Next morning it was later than usual when he rose, for about daybreak he had slumbered a little. On going out, whether by accident or design, his steps turned in the direction of Daly's farm, and his eyes sought the window of Eliza's apartment. It seemed to him that there was an unusual commotion in the house. Figures moved hurriedly about the rooms and flitted past the windows. As he gazed up, the house-door was suddenly thrown open, and some of the farm-servants, who slept in the house, rushed out and ran down the garden. At the same instant, Daly appeared, his face pale and full of distress and agitation. Hogan hurried forward, some half-formed fear and alarm in his mind, to ask what was the matter. On seeing him, Daly exclaimed: 'She's gone, gone from us for ever! disappeared during the night!'
'Who?' cried Hogan. 'Not Eliza? It can't have come to that so soon! You don't mean that she has fled, fled with him?' He asked the question in a kind of desperation, hoping against hope and probability, for what else could the words he had heard mean?
'Yes; fled, and of a certainty with Mr Crofton,' answered Daly.
'But they may be overtaken. Let us try to save her before it is too late.'
'It is too late, I'm afraid. From what I am told, she must have left about four o'clock this morning. Mary says she heard a slight stir in the house about that time, but didn't mind it then.'
Hogan turned away, and walked to a little distance. 'Gone!' he murmured in accents of deep despair.
At that moment Mary Conlan ran up to her uncle. She held a letter in her hand. 'See!' she exclaimed. 'We found this on the floor, under the table. It must have fallen down, and no one saw it till now.'
Daly seized it eagerly, and tearing it open, began to read. It seemed short, for after a minute or two he called to Hogan, and handed it to him.
It was from Eliza, addressed to her father. She began by saying that when he read it she would be the wife of Charles Crofton. As she saw that they would all be against her marriage with him—though why, she did not know, unless some didn't wish to see her in a position so different from their own; and as there would be so many obstacles from Mr Crofton's family, they thought it best to take this step, and avoid useless remonstrances.
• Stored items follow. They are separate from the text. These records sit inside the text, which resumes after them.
+__device__ __forceinline__ float adjoint_combine(float c_mu1, float c_e11, float c_e12, float x, float y, float mse_scale) {
+#pragma clang fp contract(off)
+    const float t1 = (2.f * x) * c_e11, t2 = y * c_e12;
+    return __builtin_fmaf(mse_scale, x - y, (c_mu1 + t1) + t2);
+}
+
+struct DepthBlock {
+    const float* gt_depth;
+    const float* depth_ab;
+    float depth_scale;
+    float* d_render;
+    float* err_px;
+    float* partial;
+};
+
+template <bool KEEP>
+__device__ __forceinline__ void loss_depth_block(const float* __restrict__ render, const float* __restrict__ gt_rgb,
+                                                 const uint8_t* __restrict__ keep, const DepthBlock& db, int W, int H,
+                                                 int bx, int by, int tile) {
+#pragma clang fp contract(off)
+    const int tid = threadIdx.x;
+    const size_t plane = (size_t)H * W;
+    const int lx = tid & 15, ly = tid >> 4;
+    const int px = bx * ST + lx, py = by * ST + ly;
+    float v[4] = {0.f, 0.f, 0.f, 0.f};
+    if (px < W && py < H) {
+        const size_t pix = (size_t)py * W + px;
+        const int kb = KEEP ? (int)keep[pix] : 1;
+        float rr[3], gg[3];
+#pragma unroll
+        for (int c = 0; c < 3; ++c) {
+            rr[c] = render[c * plane + pix];
+            gg[c] = gt_rgb[pix * 3 + c];
+        }
+        const bool with_depth = db.depth_scale != 0.f;
+        const float D = with_depth ? render[3 * plane + pix] : 0.f;
+        const float gt = with_depth ? db.gt_depth[pix] : 0.f;
+        const bool k = kb != 0;
+        float e = 0.f;
+#pragma unroll
+        for (int c = 0; c < 3; ++c) {
+            const float d = k ? (rr[c] - gg[c]) : 0.f;
+            e = __builtin_fmaf(d, d, e);
+        }
+        e *= (1.f / 3.f);
+        db.err_px[pix] = e;
+        v[0] = e;
+        float gD = 0.f;
+        if (with_depth) {
+            const float a = db.depth_ab[0], b = db.depth_ab[1];
+            const float d = __builtin_fmaf(a, D, b);
+            const float diff = d - gt, sum = d + gt;
+            if (k) {
+                v[1] = diff * diff / sum;
+                const float dl = db.depth_scale * diff * (d + 3.f * gt) / (sum * sum);
+                gD = dl * a;
+                v[2] = dl * D;
+                v[3] = dl;
+            }
+        }
+        db.d_render[3 * plane + pix] = gD;
+    }
+    __shared__ float red[4][4];
+#pragma unroll
+    for (int q = 0; q < 4; ++q) {
+        const float s = wave_sum_to_lane63(v[q]);
+        if ((tid & 63) == 63) red[tid >> 6][q] = s;
+    }
+    __syncthreads();
+    if (tid < 4) db.partial[(size_t)tile * 4 + tid] = red[0][tid] + red[1][tid] + red[2][tid] + red[3][tid];
+}
+
+struct AdjointArgs {
+    const float* dmaps;
+    const float* gt_rgb;
+    const uint8_t* keep;
+    float mse_scale;
+    float* d_render;
+};
+
+#ifndef GFL_ADJ_MAPS
+#define GFL_ADJ_MAPS 3
+#endif
+constexpr int ADJ_MAPS = GFL_ADJ_MAPS;
+static_assert(ADJ_MAPS == 1 || ADJ_MAPS == 3, "GFL_ADJ_MAPS: 1 or 3");
+constexpr int ADJ_SP = ADJ_MAPS == 3 ? 32 : 48;
+constexpr int ADJ_HP = ADJ_MAPS == 3 ? 16 : 24;
+constexpr int ADJ_LDS_FLOATS = ADJ_MAPS * ((SI + 1) * ADJ_SP + SI * ADJ_HP);
+
+template <class Tail>
+__device__ __forceinline__ void adjoint_tile(const AdjointArgs& a, const float* __restrict__ render, float* lds, int tx,
+                                             int ty, int lc, int lr, int px, int py, bool inside, int W, int H,
+                                             float (&g)[3], Tail&& tail) {
+    float* const sm = lds;
+    float* const hz = lds + ADJ_MAPS * (SI + 1) * ADJ_SP;
+    int tid = threadIdx.x;
+    asm volatile("" : "+v"(tid));
+    const unsigned plane_b = (unsigned)H * (unsigned)W * 4u;
+    const int x0 = tx * ST - SR, y0 = ty * ST - SR;
+    const unsigned own_pix = inside ? pixel_index(py, W, px) : 0u;
+    int own_kb = 0;
+    if (inside) own_kb = a.keep ? (int)a.keep[own_pix] : 1;
+    constexpr int NG = 4;
+    const int sq = tid & 31, srg = tid >> 5;
+    const int sx = x0 + sq;
+    const bool in_x = sq < SI && sx >= 0 && sx < W;
+    unsigned pb[NG];
+    bool in[NG];
+#pragma unroll
+    for (int j = 0; j < NG; ++j) {
+        const int y = y0 + srg + 8 * j;
+        in[j] = in_x && (srg + 8 * j) < SI && (unsigned)y < (unsigned)H;
+        pb[j] = in[j] ? (pixel_index(y, W, sx)) << 2 : 0u;
+    }
+    float dm[NG][3];
+#pragma unroll
+    for (int j = 0; j < NG; ++j)
+#pragma unroll
+        for (int m = 0; m < 3; ++m) dm[j][m] = ld_f32(a.dmaps, pb[j] + (unsigned)m * plane_b);
+#pragma unroll
+    for (int ch = 0; ch < 3; ++ch) {
+        float conv[3];
+#pragma unroll
+        for (int m0 = 0; m0 < 3; m0 += ADJ_MAPS) {
+#pragma unroll
+            for (int j = 0; j < NG; ++j) {
+                const int r = min(srg + 8 * j, SI);
+#pragma unroll
+                for (int m = 0; m < ADJ_MAPS; ++m) sm[(m * (SI + 1) + r) * ADJ_SP + sq] = in[j] ? dm[j][m0 + m] : 0.f;
+            }
+            __syncthreads();
+            for (int it = tid; it < ADJ_MAPS * SI * 4; it += 256) {
+                const int m = it / (SI * 4), rem = it - m * (SI * 4);
+                const int r = rem >> 2, q = (rem & 3) * 4;
+                adjoint_row4(&sm[(m * (SI + 1) + r) * ADJ_SP + q], WinLiteral{}, &hz[(m * SI + r) * ADJ_HP + q]);
+            }
+            float own_x = 0.f, own_y = 0.f;
+            if (m0 + ADJ_MAPS == 3) {
+                own_x = ld_f32(render, own_pix * 4u + (unsigned)ch * plane_b);
+                own_y = ld_f32(a.gt_rgb, own_pix * 12u + (unsigned)ch * 4u);
+            }
+            if (m0 + ADJ_MAPS == 3 && ch == 2) tail();
+            if (m0 + ADJ_MAPS == 3 && ch < 2) {
+#pragma unroll
+                for (int j = 0; j < NG; ++j)
+#pragma unroll
+                    for (int m = 0; m < 3; ++m) dm[j][m] = ld_f32(a.dmaps, pb[j] + (unsigned)(3 * (ch + 1) + m) * plane_b);
+            }
+            __syncthreads();
+#pragma unroll
+            for (int m = 0; m < ADJ_MAPS; ++m) {
+                float v[SW];
+#pragma unroll
+                for (int k = 0; k < SW; ++k) v[k] = hz[(m * SI + lr + k) * ADJ_HP + lc];
+                conv[m0 + m] = adjoint_col(v, WinLiteral{});
+                asm volatile("" : "+v"(conv[m0 + m]));
+            }
+            if (m0 + ADJ_MAPS == 3)
+                g[ch] = own_kb != 0 ? adjoint_combine(conv[0], conv[1], conv[2], own_x, own_y, a.mse_scale) : 0.f;
+        }
+    }
+}
+
+}
diff --git a/gflow_amd/csrc/gfl_ssim.hip b/gflow_amd/csrc/gfl_ssim.hip
--- a/gflow_amd/csrc/gfl_ssim.hip
+++ b/gflow_amd/csrc/gfl_ssim.hip
@@ -1,34 +1,11 @@
-#include "gfl_common.hpp"
-
-#include <math.h>
+#include "gfl_loss_adjoint.hpp"
 
 namespace gfl {
 
-constexpr int SW = 11;
-constexpr int SR = SW / 2;
-constexpr int ST = 16;
-constexpr int SI = ST + 2 * SR;
 constexpr int SP = 48;
 constexpr int HP = 24;
 constexpr float SSIM_C1 = 0.01f * 0.01f;
 constexpr float SSIM_C2 = 0.03f * 0.03f;
-
-struct Win { float w[SW]; };
-
-__device__ __forceinline__ void load16(const float* __restrict__ row, float (&v)[16]) {
-    const float4* p = reinterpret_cast<const float4*>(row);
-    const float4 a = p[0], b = p[1], c = p[2], d = p[3];
-    v[0] = a.x; v[1] = a.y; v[2] = a.z; v[3] = a.w; v[4] = b.x; v[5] = b.y; v[6] = b.z; v[7] = b.w;
-    v[8] = c.x; v[9] = c.y; v[10] = c.z; v[11] = c.w; v[12] = d.x; v[13] = d.y; v[14] = d.z; v[15] = d.w;
-}
-
-__device__ __forceinline__ float ld_f32(const float* __restrict__ base, unsigned byte_off) {
-    return *reinterpret_cast<const float*>(reinterpret_cast<const char*>(base) + byte_off);
-}
-__device__ __forceinline__ unsigned pixel_index(int y, int W, int x) { return __umul24((unsigned)y, (unsigned)W) + (unsigned)x; }
-__device__ __forceinline__ void st_f32(float* __restrict__ base, unsigned byte_off, float v) {
-    *reinterpret_cast<float*>(reinterpret_cast<char*>(base) + byte_off) = v;
-}
 
 __device__ __forceinline__ void load12(const float* __restrict__ row, float (&v)[12]) {
     const float4* p = reinterpret_cast<const float4*>(row);
@@ -45,7 +22,7 @@
                                                          const uint8_t* __restrict__ keep, int W, int H, int gx,
                                                          int gy, Win win, float scale ,
                                                          float* __restrict__ dmaps, float* __restrict__ partial,
-                                                         float* __restrict__ gt_stats) {
+                                                         float* __restrict__ gt_stats, int per_tile, DepthBlock db) {
     constexpr int APITCH = 48, ROWS = SI + 1;
     __shared__ __attribute__((aligned(16))) v2f s_a[ROWS][APITCH];
     __shared__ __attribute__((aligned(16))) v2f s_b[MODE == 0 ? ROWS : 1][APITCH];
@@ -53,9 +30,13 @@
     __shared__ __attribute__((aligned(16))) v2f h_a[SI][ST];
     __shared__ __attribute__((aligned(16))) v2f h_b[MODE == 0 ? SI : 1][ST];
     __shared__ __attribute__((aligned(16))) float h_xy[MODE == 2 ? 1 : SI][ST];
-    const int lb = __builtin_amdgcn_readfirstlane(xcd_logical_block(blockIdx.x, gx * gy * 3));
-    const int c = lb % 3, tile = lb / 3;
+    const int lb = __builtin_amdgcn_readfirstlane(xcd_logical_block(blockIdx.x, gx * gy * per_tile));
+    const int c = per_tile == 4 ? (lb & 3) : lb % 3, tile = per_tile == 4 ? (lb >> 2) : lb / 3;
     const int bx = tile % gx, by = tile / gx;
+    if (MODE != 2 && c == 3) {
+        loss_depth_block<KEEP>(render, gt_rgb, keep, db, W, H, bx, by, tile);
+        return;
+    }
     const int x0 = bx * ST - SR, y0 = by * ST - SR;
     const int tid = threadIdx.x;
     const unsigned plane_b = (unsigned)H * (unsigned)W * 4u;
@@ -202,60 +183,13 @@
     __shared__ __attribute__((aligned(16))) float sm[3][SI + 1][SP];
     __shared__ __attribute__((aligned(16))) float hz[3][SI][HP];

She then mentioned the church where they had been married that morning and the name of the clergyman. She hoped her father would not be angry. He oughtn't to be; for should he not be glad of her happiness and rejoice in her social elevation. 'Now good-bye, dear old dad,' she concluded. 'I know Mary will take good care of you; and believe that I am still your affectionate daughter, Eliza.—To-morrow, I may sign myself Eliza Crofton. Tell Will Hogan not to be fretting after me.'
'Careless and cold enough; isn't it?' said Daly sadly, as the other handed back Eliza's letter to him. 'I'm afraid she doesn't mind much what either of us feels, thinking of the grand life that's before her. I'll go to town at once and see if it's as she says.'
Hogan made no reply. He walked away; and when he had gone a little distance, threw himself down on the ground and groaned aloud in agony of spirit.
Daly's inquiries proved that the marriage had actually taken place that morning in the church Eliza mentioned. He was even shewn her signature in the book; and there remained not a doubt that she was actually the lawful wife of Charles Crofton. Daly felt a certain pride in his daughter's position; but he sorely missed her bright face and laughing teasing ways. He felt that he had lost his daughter for ever, and it sometimes almost seemed to him as if she had died.
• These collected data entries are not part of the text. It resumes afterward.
@@ -1220,6 +1225,12 @@
         const long long ncols = (long long)B * stx_cdiv(Ho, MW2_TH) * stx_cdiv(Wo, MW2_MW);
         if (ncols * Do < (1ll << 31) && (long long)Hi * Wi * Cin * 4 < (1ll << 31) && (long long)Ho * Wo * Cout * 4 < (1ll << 31)) {
             p.kind = 0; p.march_wgs = march_wgs(ncols * Do); p.rows = p.march_wgs;
+            return p;
+        }
+    }
+    if (ks == 3 && stride == 2) {
+        if (const int runs = stx_conv3d_s2_march_runs(B, Di, Hi, Wi, Cin, Cout)) {
+            p.kind = 3; p.march_wgs = runs; p.rows = runs;
             return p;
         }
     }
@@ -1290,6 +1301,11 @@
             return stx_check_launch("conv3d_fwd(march)");
         }
     }
+    if (plan.kind == 3) {
+        if (!scale && !bias && !residual && relu == 0)
+            return stx_conv3d_s2_march_launch(x, wp, out, stats, B, Di, Hi, Wi, plan.march_wgs, st);
+        STX_REQUIRE(!stats, "conv3d_fwd: stride-2 32 -> 64 with an epilogue writes no statistics rows (STX_CONV_S2_MARCH=0 does)");
+    }
     STX_REQUIRE(halo_range_ok(Di, Hi, Wi, Cin), "conv3d_fwd: a batch item of %d x %d x %d x %d floats exceeds the 2 GiB "
                 "buffer-descriptor range", Di, Hi, Wi, Cin);
     const int CK = (stride == 2) ? 8 : conv_pick_ck(Cin, ks);
diff --git a/stereo_toolbox_amd/csrc/conv3d_s2_march.hip b/stereo_toolbox_amd/csrc/conv3d_s2_march.hip
--- /dev/null
+++ b/stereo_toolbox_amd/csrc/conv3d_s2_march.hip
@@ -0,0 +1,242 @@
+#include "stx_common.h"
+
+namespace {
+
+constexpr int S2M_THREADS = 256;
+constexpr int S2M_T = 8;
+constexpr int S2M_E = 2 * S2M_T + 1;
+constexpr int S2M_EWH = S2M_T + 1;
+constexpr int S2M_EWS = 20, S2M_VS = 36;
+constexpr int S2M_PLANE = S2M_E * S2M_EWS * S2M_VS;
+constexpr int S2M_WFLOATS = 27 * 1024;
+constexpr int S2M_NF4 = (S2M_E * S2M_E * 8 + S2M_THREADS - 1) / S2M_THREADS;
+constexpr size_t S2M_LDS = ((size_t)S2M_WFLOATS + S2M_PLANE) * 4;
+static_assert((2 * S2M_EWS * S2M_VS) % 64 == 32 && S2M_VS % 64 == 36, "conflict-free operand reads");
+static_assert(S2M_LDS <= STX_LDS_MAX, "LDS");
+
+struct S2mArgs {
+    const float* x;
+    const float* wp;
+    float* out;
+    float* stats;
+    int Di, Hi, Wi, Do, Ho, Wo;
+    int nHt, nWt, ncols;
+    int nruns;
+};
+
+typedef float f32x4v __attribute__((ext_vector_type(4)));
+__device__ __forceinline__ f32x4v s2m_zero() { f32x4v z = {0.f, 0.f, 0.f, 0.f}; return z; }
+
+__global__ __launch_bounds__(S2M_THREADS) void conv3d_s2_march_kernel(S2mArgs a) {
+    constexpr int CIN = 32, COUT = 64;
+    STX_DYN_SMEM(smem);
+    float* wl = reinterpret_cast<float*>(smem);
+    float* plane = wl + S2M_WFLOATS;
+    const int tid = threadIdx.x, lane = tid & 63, wave = __builtin_amdgcn_readfirstlane(tid >> 6);
+    const int i = lane & 15, kq = lane >> 4;
+    const int grp = blockIdx.x >> 4, rem = blockIdx.x & 15;
+    const int run = __builtin_amdgcn_readfirstlane(grp * 8 + (rem & 7)), slice = __builtin_amdgcn_readfirstlane(rem >> 3);
+    if (run >= a.nruns) return;
+
+    for (int e = tid; e < S2M_WFLOATS / 4; e += S2M_THREADS) {
+        const int l = e & 63, nb = (e >> 6) & 1, g = (e >> 7) & 1, tap = e >> 8;
+        const int n = l & 15, k4 = l >> 4;
+        const int q = 2 * g + (k4 >> 1), half = k4 & 1;
+        const size_t src = ((size_t)(tap * 4 + q) * 2 + slice) * 256 + (size_t)(half * 32 + 16 * nb + n) * 4;
+        stx_st4(wl + 4 * e, stx_ld4(a.wp + src));
+    }
+
+    const long long units = (long long)a.ncols * a.Do;
+    int u = __builtin_amdgcn_readfirstlane((int)(units * run / a.nruns));
+    const int u_end = __builtin_amdgcn_readfirstlane((int)(units * (run + 1) / a.nruns));
+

As time went on, an occasional letter came, dated at first from London, afterwards from the continent; but they were as brief as they were far between, and told almost nothing. She hoped he was in good health. She was well, and seeing many things she had never even heard of before, and going into a great deal of gay society. This was usually their substance.
From the time of Eliza's departure, a great change came over Hogan. He grew so gloomy and irritable, that those with whom he had formerly been a favourite began gradually to shrink from him. Few will take misery as an excuse for broken spirits, and all steal away from the stricken one—
But there was one who never avoided Hogan. Mary Conlan was often by his side, always ready with smiles and cheering words. She never alluded to his grief; but he saw by her actions and her sympathetic eyes how she felt for him in his sorrow. And though it seemed sometimes, when he turned from her with a dark brow and monosyllabic answer, that her task was an ungracious one, yet he blessed her in his heart that she still did not forsake him, and cherished the kind and gentle words she spoke as the only thing that made life not utterly a burden.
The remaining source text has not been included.